The change in Perkins’ life from insurance underwriter and MBA student to organic farmer did not happen overnight. What started with documentaries and late-night reading led to time spent turning soil alongside his grandfather, a retired soybean producer from Fairhope. After completing his MBA, Perkins walked away from the high-tech, high-finance business world and never looked back. He instead pursued apprenticeships on small organic farms in Virginia, such as Joel Salatin’s Polyface Farm, where aspiring farmers flock to learn from the author of “Folks, This Ain’t Normal.” Salatin, a legend among those who follow the local food movement, was featured in both documentaries that were transformational for Perkins.

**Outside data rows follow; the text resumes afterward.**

# bitsauce/Carla-ppo

Measured on NVIDIA H100. Metric: VAE frames/sec @ batch 4096, higher is better.
Workload: dtype f32

## Files before the change

carla_ppo_b200/csrc/tapgemm.cuh:

```cuda
#pragma once
#include "common.cuh"

namespace cpb {

constexpr int kMaxTaps = 25;

struct Tap {
    int dy, dx;
    long long src_off;
    long long w_off;
};

struct TapClass {
    int ntaps;
    int py, px;
    int Ho, Wo;
    Tap taps[kMaxTaps];
};

struct TapGemmParams {
    const float* src;
    const float* wmat;
    const float* bias;
    const float* mask;
    float* dst;
    int batch;
    int Hs, Ws;
    int src_pitch;
    long long src_img;
    int sstride;
    int C;
    int N;
    int ldw;
    int Hd, Wd;
    int dstride;
    int dst_pitch;
    long long dst_img;
    int relu;
    int check;
    int nclass;
    int ybatch;
    long long w_ystride, bias_ystride, dst_ystride;
    int ksplit;
    float* kpartial;
    long long kpartial_stride;
    const float* wk_hi;
    const float* wk_lo;
    int quad;
    int quad_cb;
    int quad_lcb;
    int cluster;
    int debug;
    int passes;
    TapClass cls[4];
};

int32_t launch_tapgemm(const TapGemmParams& p, cudaStream_t stream);
constexpr int kMaxKSplit = 8;
int tapgemm_pick_ksplit(int rows, int N, int ybatch, int K);
int32_t launch_ksplit_reduce(const TapGemmParams& p, cudaStream_t stream);
int32_t tapgemm_init();

struct TcWeightJob {
    long long src_off;
    long long dst_hi, dst_lo;
    int mode;
    int k, cb, cs;
    int N, C;
    long long count;
    int round_nearest;
};
__host__ __device__ constexpr int tc_bn(int N) { return N % 64 == 0 ? 64 : 32; }
constexpr int kMaxTcWeightJobs = 12;
struct TcWeightTable {
    int njobs;
    long long total;
    TcWeightJob jobs[kMaxTcWeightJobs];
};
int32_t tc_tapgemm_init();
int tc_tapgemm_pick_ksplit(int K);
bool tc_tapgemm_supported(const TapGemmParams& p);
int32_t launch_tc_tapgemm(const TapGemmParams& p, cudaStream_t stream);
int32_t launch_tc_weights(const float* params, float* dst, const TcWeightTable& table, cudaStream_t stream);

}
```

carla_ppo_b200/csrc/tc_common.cuh:

```cuda
#pragma once
#include "common.cuh"

namespace cpb {
namespace tc {

constexpr int TBM = 128;
constexpr int TBK = 32;
constexpr int A_TILE_BYTES = TBM * TBK * 4;
constexpr int kMaxBN = 64;

__device__ __forceinline__ uint32_t smem_u32(const void* p) { return (uint32_t)__cvta_generic_to_shared(p); }

__host__ __device__ __forceinline__ uint32_t row_magic(int d) { return (uint32_t)((0x80000000ull + (uint32_t)d - 1) / (uint32_t)d); }
__device__ __forceinline__ int row_of(int rem, uint32_t magic) { return (int)__umulhi((uint32_t)rem << 1, magic); }

__device__ __forceinline__ void mbar_init(uint64_t* bar, uint32_t count) {
    asm volatile("mbarrier.init.shared::cta.b64 [%0], %1;" ::"r"(smem_u32(bar)), "r"(count));
}
__device__ __forceinline__ void mbar_wait(uint64_t* bar, uint32_t parity) {
    const uint32_t addr = smem_u32(bar);
    uint32_t ok = 0;
    for (uint32_t spin = 0; !ok; ++spin) {
        asm volatile(
            "{\n\t.reg .pred p;\n\t"
            "mbarrier.try_wait.parity.shared::cta.b64 p, [%1], %2;\n\t"
            "selp.u32 %0, 1, 0, p;\n\t}"
            : "=r"(ok)
            : "r"(addr), "r"(parity)
            : "memory");
        if (spin > (1u << 28)) __trap();
    }
}
__device__ __forceinline__ void mbar_arrive(uint64_t* bar) {
    asm volatile("{\n\t.reg .b64 st;\n\tmbarrier.arrive.shared::cta.b64 st, [%0];\n\t}" ::"r"(smem_u32(bar)) : "memory");
}
__device__ __forceinline__ void mbar_arrive_cluster(uint64_t* bar, uint32_t rank) {
    asm volatile(
        "{\n\t.reg .b32 ra;\n\t"
        "mapa.shared::cluster.u32 ra, %0, %1;\n\t"
        "mbarrier.arrive.release.cluster.shared::cluster.b64 _, [ra];\n\t}"
        ::"r"(smem_u32(bar)), "r"(rank) : "memory");
}
__device__ __forceinline__ void fence_async_smem() { asm volatile("fence.proxy.async.shared::cta;" ::: "memory"); }

__device__ __forceinline__ uint64_t make_desc(uint32_t smem_addr) {
    uint64_t d = 0;
    d |= (uint64_t)((smem_addr >> 4) & 0x3FFF);
    d |= (uint64_t)1 << 16;
    d |= (uint64_t)(1024 >> 4) << 32;
    d |= (uint64_t)1 << 62;
    return d;
}

__device__ __forceinline__ void wgmma_fence() { asm volatile("wgmma.fence.sync.aligned;" ::: "memory"); }
__device__ __forceinline__ void wgmma_commit() { asm volatile("wgmma.commit_group.sync.aligned;" ::: "memory"); }
template <int N>
__device__ __forceinline__ void wgmma_wait() { asm volatile("wgmma.wait_group.sync.aligned %0;" ::"n"(N) : "memory"); }
template <int R>
__device__ __forceinline__ void fence_regs(float* d) {
#pragma unroll
    for (int i = 0; i < R; ++i) asm volatile("" : "+f"(d[i])::"memory");
}
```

For two years, Perkins worked small farms in Virginia, learning to make cheese, raise cattle and plant using organic methods. “In Charlottesville, Virginia, there is a high concentration of small organic farms that are similar to mine. I’m kind of the lone guy down here.”

Living close to the land, however, does not have to mean living as simply as the Perkins choose to do. That desire to leave the conventional conveniences behind —like fancy cars, a big house or even (gasp) air conditioning — stems from a transformative mission trip to Romania that Perkins took while on his path to discovering organic farming. The people in Romania, he saw, had very little. Their main worry was growing enough food to get through the winter, yet they seemed truly happy and close with their families.

“Most of the folks on our mission trip felt sorry for them,” Perkins remembers, “but I envied them.” A simple life, close to the land, with his family nearby is all this farmer needs and is what gets him up at 4:30 in the morning to keep Nature Nine moving forward.